Он добрался до Батума, где хотел сесть на пароход, идущий в Константинополь. Документы турецкого торговца, продающего табак, пряности, фрукты и другие восточные товары, служили ему надежным прикрытием. Бороду он сбрил, зато отрастил огромные, закрученные кверху и надушенные усы.
До самого парохода его провожал Котэ Цинцадзе. Он вспоминал, что они выехали из Тифлиса в день покушения на Столыпина в Киеве[40]
. После смерти Столыпина Камо сказал Цинцадзе: «Я огорчен по поводу смерти Столыпина». «Почему?» — спросил тот. «Я хотел его убить, чего бы это мне ни стоило», — ответил Камо.Он безо всяких проблем сел на пароход и добрался из Батума до Константинополя. В поле зрения русского сыска Камо снова попал уже в Брюсселе. Департамент полиции получил от своей агентуры донесение о том, что «Камо-Мирский (Тер-Петросян) в декабре минувшего [1911] года приехал в Брюссель к Богданову. Оттуда совместно с последним Камо-Мирский приехал в Париж».
Крупская вспоминала, что Камо «страшно мучился тем, что произошел раскол между Ильичем, с одной стороны, и Богдановым и Красиным — с другой. Он был горячо привязан ко всем троим. Кроме того, он плохо ориентировался в сложившейся за годы его сидения обстановке. Ильич ему рассказывал о положении дел».
Действительно, между Лениным и Богдановым (и примкнувшим к нему Красиным) к тому времени произошел фактический раскол — как по вопросу политической тактики большевиков, так и из-за различного подхода к философии марксизма (подробнее о причинах этого раскола — в очерке об Александре Богданове).
Но не меньше проблем в отношениях между ними создавал и финансовый вопрос.

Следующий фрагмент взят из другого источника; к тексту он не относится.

## Add in-wave narrow refinement in AND screen kernel and skip refine lists when small

When only a few 8-lane groups of a tile remain live and few rows are left, the screen kernel now finishes those groups itself. Each wave splits the remaining rows across its lanes, loads many rows in flight per lane, and combines results with cross-lane AND reductions, instead of handing work to the separate refine and emit kernels. If every query's row count fits under the in-wave threshold, the refine lists are sized to zero and the refine and emit launches are skipped entirely. This removes list-management atomics, extra kernel launches and the underused tail loop. In exchange the serialized per-group loop can leave a wave running long on tiles with many rows.

```diff
diff --git a/kwage_amd/csrc/engine.hip b/kwage_amd/csrc/engine.hip
--- a/kwage_amd/csrc/engine.hip
+++ b/kwage_amd/csrc/engine.hip
@@ -27,7 +27,7 @@
 	 {"walk_waves", &Tuning::walk_waves}, {"walk_one_wg_per_cu", &Tuning::walk_one_wg_per_cu},
 	{"walk_bands", &Tuning::walk_bands}, {"walk_bands_min_gib", &Tuning::walk_bands_min_gib},
 	{"and_vec", &Tuning::and_vec}, {"and_wide", &Tuning::and_wide}, {"and_wide_min_kib", &Tuning::and_wide_min_kib}, {"narrow", &Tuning::narrow}, {"force_segs", &Tuning::force_segs},
-	{"ee_refine", &Tuning::ee_refine}, {"refine_seg_rows", &Tuning::refine_seg_rows}, {"refine_min_rows", &Tuning::refine_min_rows}, {"refine_max_groups", &Tuning::refine_max_groups}, {"refine_unroll", &Tuning::refine_unroll}, {"refine_list_cap", &Tuning::refine_list_cap}, {"refine_static", &Tuning::refine_static}, {"screen_wpc", &Tuning::screen_wpc}, {"count_screen_wpc", &Tuning::count_screen_wpc}, {"count_screen_min_tiles", &Tuning::count_screen_min_tiles}, {"count_screen_check", &Tuning::count_screen_check}, {"count_trunc", &Tuning::count_trunc},
+	{"ee_refine", &Tuning::ee_refine}, {"refine_seg_rows", &Tuning::refine_seg_rows}, {"refine_min_rows", &Tuning::refine_min_rows}, {"refine_max_groups", &Tuning::refine_max_groups}, {"refine_unroll", &Tuning::refine_unroll}, {"refine_inwave_rows", &Tuning::refine_inwave_rows}, {"refine_inwave_first", &Tuning::refine_inwave_first}, {"refine_inwave_fallback", &Tuning::refine_inwave_fallback},{"refine_list_cap", &Tuning::refine_list_cap}, {"refine_static", &Tuning::refine_static}, {"screen_wpc", &Tuning::screen_wpc}, {"count_screen_wpc", &Tuning::count_screen_wpc}, {"count_screen_min_tiles", &Tuning::count_screen_min_tiles}, {"count_screen_check", &Tuning::count_screen_check}, {"count_trunc", &Tuning::count_trunc},
 	{"count_walk", &Tuning::count_walk}, {"count_walk_wpc", &Tuning::count_walk_wpc}, {"count_walk_waves", &Tuning::count_walk_waves},
 	{"count_walk_min_rows", &Tuning::count_walk_min_rows},
 	{"hit_sort_host", &Tuning::hit_sort_host}, {"hit_copy_piece_kb", &Tuning::hit_copy_piece_kb}, {"shared_table_log2", &Tuning::shared_table_log2},
@@ -565,7 +565,7 @@
 
 int refine_setup(Slot *sl, const Tuning &tn, const SearchArgs &a, uint64_t total_rows, uint64_t max_rows, uint32_t max_seg, uint64_t item_bytes, uint64_t unit_bytes,
                  uint64_t tiles, uint64_t screen_waves, uint64_t ncu, hipStream_t gs, RefineSetup *out,
-                 uint64_t exact_clusters = 0, uint64_t exact_items = 0, uint64_t exact_units = 0)
+                 uint64_t exact_clusters = 0, uint64_t exact_items = 0, uint64_t exact_units = 0, bool no_lists = false)
 {
 	int rc;
 	RefineArgs &ra = out->ra;
@@ -581,6 +581,7 @@
 	uint64_t clusters = items;
 	if(exact_units){ clusters = exact_clusters; items = exact_items; units = exact_units; }
 	if(exact_units && tn.refine_list_cap > 0){ clusters = items = units = (uint64_t)std::min<int64_t>(tn.refine_list_cap, 1 << 20); }
+	if(no_lists){ clusters = items = units = 0; }
 	const uint64_t tiles_per_wave = (tiles + screen_waves - 1)/std::max<uint64_t>(screen_waves, 1);
 	auto list = [&](uint64_t cap, uint64_t stat_max, uint64_t chunk_max) {
 		RefineList ls;
@@ -593,7 +594,7 @@
 	ra.lc = list(clusters, 32, 32);
 	ra.li = list(items, 64, 64);
 	ra.lu = list(units, 256, 256);
-	if((rc = sl->ref_counters.reserve(8*sizeof(uint32_t)))){ return rc; }
+	if((rc = reserve_zeroed(sl->ref_counters, 8*sizeof(uint32_t), gs))){ return rc; }
 	if((rc = sl->ref_clusters.reserve(clusters*sizeof(RefineCluster)))){ return rc; }
 	if((rc = sl->ref_masks.reserve(items*item_bytes))){ return rc; }
 	if((rc = sl->ref_units.reserve(units*sizeof(RefineUnit)))){ return rc; }
@@ -603,10 +604,12 @@
 	ra.masks = (uint32_t*)sl->ref_masks.p;
 	ra.units = (RefineUnit*)sl->ref_units.p;
 	ra.slab = (uint32_t*)sl->ref_slab.p;
-	HIP_TRY(hipMemsetAsync(ra.counters, 0, 8*sizeof(uint32_t), gs));
+	if(!no_lists){ HIP_TRY(hipMemsetAsync(ra.counters, 0, 8*sizeof(uint32_t), gs)); }
 	sl->ref_base[0] = ra.lc.base; sl->ref_base[1] = ra.li.base; sl->ref_base[2] = ra.lu.base;
 	sl->ref_cap[0] = ra.lc.cap; sl->ref_cap[1] = ra.li.cap; sl->ref_cap[2] = ra.lu.cap;
 	ra.queue_batch = (uint32_t)std::max<uint64_t>(1, std::min<uint64_t>(16, tiles/(8*std::max<uint64_t>(screen_waves, 1))));
+	ra.inwave_rows = 0;
+	ra.inwave_flags = 0;
 	ra.check_every = (tn.count_screen_check == 16 || tn.count_screen_check == 32 || tn.count_screen_check == 64) ? (uint32_t)tn.count_screen_check : 8u;
 	out->refine_wgs = (uint32_t)(ncu*8);
 	out->emit_wgs = (uint32_t)(ncu*4);
@@ -689,12 +692,20 @@
 			a.chunks = (a.units_per_row + WAVE*vec - 1)/(WAVE*vec);
 			const uint64_t tiles = (uint64_t)a.n_queries*a.chunks;
 			const uint64_t screen_waves = (std::min<uint64_t>(tiles, ncu*(uint64_t)std::max<int64_t>(tn.screen_wpc, 1)) + 3)/4*4;
-			if((rc = refine_setup(sl, tn, a, L->total_pos*a.num_hash, L->max_pos*a.num_hash, 1u << 20, 128, 0, tiles, screen_waves, ncu, gs, &rs))){ return rc; }
+			const uint64_t inwave_rows = (uint64_t)std::min<int64_t>(std::max<int64_t>(tn.refine_inwave_rows, 0), 0xFFFFFFFFll);
+			const bool screen_only = inwave_rows > 0 && L->max_pos*a.num_hash <= inwave_rows;
+			if((rc = refine_setup(sl, tn, a, L->total_pos*a.num_hash, L->max_pos*a.num_hash, 1u << 20, 128, 0, tiles, screen_waves, ncu, gs, &rs, 0, 0, 0, screen_only))){ return rc; }
+			rs.ra.inwave_rows = (uint32_t)inwave_rows;
+			rs.ra.inwave_flags = (tn.refine_inwave_first ? INWAVE_FIRST : 0u) | (tn.refine_inwave_fallback ? INWAVE_FALLBACK : 0u);
 			const int unroll = (tn.refine_unroll == 16) ? 16 : 8;
 			snprintf(sl->kernel_name, sizeof(sl->kernel_name), "and_screen_kernel<%d,8>+refine<%d>", vec, unroll);
 			const dim3 grid((uint32_t)(screen_waves/4)), block(SEARCH_THREADS);
-			if(vec == 2){ KW_GATHER_LAUNCH(ge, true, false, (and_screen_kernel<2, 8>), grid, block, 0, gs, a, rs.ra); }
-			else{ KW_GATHER_LAUNCH(ge, true, false, (and_screen_kernel<1, 8>), grid, block, 0, gs, a, rs.ra); }
+			if(vec == 2){ KW_GATHER_LAUNCH(ge, true, screen_only, (and_screen_kernel<2, 8>), grid, block, 0, gs, a, rs.ra); }
+			else{ KW_GATHER_LAUNCH(ge, true, screen_only, (and_screen_kernel<1, 8>), grid, block, 0, gs, a, rs.ra); }
+			if(screen_only){
+				HIP_TRY(hipGetLastError());
+				return KWAGE_OK;
+			}
 			if(unroll == 16){ KW_GATHER_LAUNCH(ge, false, false, (and_refine_kernel<16>), dim3(rs.refine_wgs), block, 0, gs, a, rs.ra); }
 			else{ KW_GATHER_LAUNCH(ge, false, false, (and_refine_kernel<8>), dim3(rs.refine_wgs), block, 0, gs, a, rs.ra); }
 			KW_GATHER_LAUNCH(ge, false, true, and_refine_emit_kernel, dim3(rs.emit_wgs), block, 0, gs, a, rs.ra);
diff --git a/kwage_amd/csrc/engine_state.hpp b/kwage_amd/csrc/engine_state.hpp
--- a/kwage_amd/csrc/engine_state.hpp
+++ b/kwage_amd/csrc/engine_state.hpp
@@ -255,6 +255,9 @@
 	int64_t refine_min_rows = 32;
 	int64_t refine_max_groups = 4;
 	int64_t refine_unroll = 8;
+	int64_t refine_inwave_rows = 1024;
+	int64_t refine_inwave_first = 1;
+	int64_t refine_inwave_fallback = 1;
 	int64_t screen_wpc = 20;
 	int64_t count_screen_wpc = 32;
 	int64_t count_screen_min_tiles = 8192;
diff --git a/kwage_amd/csrc/kernels.hpp b/kwage_amd/csrc/kernels.hpp
--- a/kwage_amd/csrc/kernels.hpp
+++ b/kwage_amd/csrc/kernels.hpp
@@ -440,7 +440,12 @@
 	uint32_t max_groups;
 	uint32_t queue_batch;
 	uint32_t check_every;
+	uint32_t inwave_rows;
+	uint32_t inwave_flags;
 };
+static constexpr uint32_t INWAVE_FIRST = 1u;
+static constexpr uint32_t INWAVE_FALLBACK = 2u;
+static constexpr int INWAVE_LOADS = 8;
 
 __device__ __forceinline__ uint32_t group_bits(uint64_t lanes)
 {
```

Об этом в советское время старались особо не писать. Ну а поскольку этот вопрос имел отношение и к Камо, то мы все-таки остановимся на нем подробнее.

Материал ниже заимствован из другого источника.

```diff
@@ -220,12 +241,15 @@
         buf = None
         dq, dk, dv = (torch.empty((Bq, T, H, hd), dtype=torch.bfloat16, device=q.device) for _ in range(3))
     dsum = torch.empty((B, H, Tm), dtype=torch.float32, device=q.device)
-    rc = _lib.lib().vaa_model_attention_bwd(q.data_ptr(), _str3(q), k.data_ptr(), _str3(k), v.data_ptr(), _str3(v), o.data_ptr(), _str3(o),
-                                            dout.data_ptr(), _str3(dout), lse.data_ptr(), dsum.data_ptr(), dq.data_ptr(), _str3(dq),
-                                            dk.data_ptr(), _str3(dk), dv.data_ptr(), _str3(dv), rope[0].data_ptr() if rope else None,
-                                            rope[1].data_ptr() if rope else None, cu_seqlens.data_ptr() if cu_seqlens is not None else None,
-                                            B, H, Tm, hd, int(bool(causal)), float(scale), _stream())
-    _lib.check(rc, "vaa_model_attention_bwd")
+    if rope_in and not rope:
+        raise ValueError("attention_bwd: rope_in needs the rotary tables")
+    fn = "vaa_model_attention_rope_bwd" if rope_in else "vaa_model_attention_bwd"
+    rc = getattr(_lib.lib(), fn)(q.data_ptr(), _str3(q), k.data_ptr(), _str3(k), v.data_ptr(), _str3(v), o.data_ptr(), _str3(o),
+                                 dout.data_ptr(), _str3(dout), lse.data_ptr(), dsum.data_ptr(), dq.data_ptr(), _str3(dq),
+                                 dk.data_ptr(), _str3(dk), dv.data_ptr(), _str3(dv), rope[0].data_ptr() if rope else None,
+                                 rope[1].data_ptr() if rope else None, cu_seqlens.data_ptr() if cu_seqlens is not None else None,
+                                 B, H, Tm, hd, int(bool(causal)), float(scale), _stream())
+    _lib.check(rc, fn)
     return buf if packed_grad else (dq, dk, dv)
 
 
@@ -251,17 +275,22 @@
     @staticmethod
     def forward(ctx, q, k, v, cos, sin, causal, scale, cu_seqlens=None, max_len=0):
         scale = float(q.shape[-1]) ** -0.5 if scale is None else float(scale)
-        qr, kr = _rope_launch(q, cos, sin, 1.0), _rope_launch(k, cos, sin, 1.0)
-        o, lse = attention_fwd(qr, kr, v, causal, scale, cu_seqlens, max_len)
-        ctx.save_for_backward(qr, kr, v, o, lse, cos, sin, *([cu_seqlens] if cu_seqlens is not None else []))
+        ctx.rope_in = rope_in_kernel(q.shape[-1])
+        if ctx.rope_in:
+            qs, ks = q, k
+            o, lse = attention_fwd(q, k, v, causal, scale, cu_seqlens, max_len, rope=(cos, sin))
+        else:
+            qs, ks = _rope_launch(q, cos, sin, 1.0), _rope_launch(k, cos, sin, 1.0)
+            o, lse = attention_fwd(qs, ks, v, causal, scale, cu_seqlens, max_len)
+        ctx.save_for_backward(qs, ks, v, o, lse, cos, sin, *([cu_seqlens] if cu_seqlens is not None else []))
         ctx.causal, ctx.scale, ctx.max_len = bool(causal), scale, int(max_len)
         return o
 
     @staticmethod
     def backward(ctx, dout):
-        qr, kr, v, o, lse, cos, sin, *cu = ctx.saved_tensors
-        dq, dk, dv = attention_bwd(qr, kr, v, o, lse, dout, ctx.causal, ctx.scale, rope=(cos, sin), cu_seqlens=cu[0] if cu else None,
-                                   max_len=ctx.max_len)
+        qs, ks, v, o, lse, cos, sin, *cu = ctx.saved_tensors
+        dq, dk, dv = attention_bwd(qs, ks, v, o, lse, dout, ctx.causal, ctx.scale, rope=(cos, sin), cu_seqlens=cu[0] if cu else None,
+                                   max_len=ctx.max_len, rope_in=ctx.rope_in)
         return dq, dk, dv, None, None, None, None, None, None
 
 
@@ -270,18 +299,26 @@
     @staticmethod
     def forward(ctx, qkv, cos, sin, causal, scale, cu_seqlens=None, max_len=0):
         scale = float(qkv.shape[-1]) ** -0.5 if scale is None else float(scale)
-        qr, kr = _rope_launch(qkv[:, :, 0], cos, sin, 1.0), _rope_launch(qkv[:, :, 1], cos, sin, 1.0)
         v = qkv[:, :, 2]
-        o, lse = attention_fwd(qr, kr, v, causal, scale, cu_seqlens, max_len)
-        ctx.save_for_backward(qr, kr, qkv, o, lse, cos, sin, *([cu_seqlens] if cu_seqlens is not None else []))
-        ctx.causal, ctx.scale, ctx.max_len = bool(causal), scale, int(max_len)
+        cu = [cu_seqlens] if cu_seqlens is not None else []
+        ctx.rope_in = rope_in_kernel(qkv.shape[-1])
+        if ctx.rope_in:
+            o, lse = attention_fwd(qkv[:, :, 0], qkv[:, :, 1], v, causal, scale, cu_seqlens, max_len, rope=(cos, sin))
+            ctx.save_for_backward(qkv, o, lse, cos, sin, *cu)
+        else:
+            qr, kr = _rope_launch(qkv[:, :, 0], cos, sin, 1.0), _rope_launch(qkv[:, :, 1], cos, sin, 1.0)
+            o, lse = attention_fwd(qr, kr, v, causal, scale, cu_seqlens, max_len)
+            ctx.save_for_backward(qkv, o, lse, cos, sin, *cu, qr, kr)
+        ctx.causal, ctx.scale, ctx.max_len, ctx.has_cu = bool(causal), scale, int(max_len), cu_seqlens is not None
         return o
 
     @staticmethod
     def backward(ctx, dout):
-        qr, kr, qkv, o, lse, cos, sin, *cu = ctx.saved_tensors
-        buf = attention_bwd(qr, kr, qkv[:, :, 2], o, lse, dout, ctx.causal, ctx.scale, packed_grad=True, rope=(cos, sin),
-                            cu_seqlens=cu[0] if cu else None, max_len=ctx.max_len)
+        qkv, o, lse, cos, sin, *rest = ctx.saved_tensors
+        cu = rest.pop(0) if ctx.has_cu else None
+        qs, ks = (qkv[:, :, 0], qkv[:, :, 1]) if ctx.rope_in else rest
+        buf = attention_bwd(qs, ks, qkv[:, :, 2], o, lse, dout, ctx.causal, ctx.scale, packed_grad=True, rope=(cos, sin),
+                            cu_seqlens=cu, max_len=ctx.max_len, rope_in=ctx.rope_in)
         return buf, None, None, None, None, None, None
 
 
```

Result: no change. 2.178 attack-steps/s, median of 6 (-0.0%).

После истории с арестом большевиков, пытавшихся разменять 500-рублевые банкноты, «изъятые» у государства на Эриванской площади, часть этих денег оставалась у сторонников Ленина, а часть — у сторонников Богданова. В это время большевики и меньшевики формально состояли в одной партии, и ЦК (в нем преобладали меньшевики), запретивший «эксы», постановил: оставшиеся от налета на почтовую карету в Тифлисе банкноты сжечь. Сторонники Ленина согласились с этим и передали свою часть денег (9 тысяч рублей) ЦК для сожжения. А сторонники Богданова отказались, сославшись на то, что деньги им доверила Кавказская группа и она и должна решать их судьбу. У богдановцев оставалось 53 билета по 500 рублей.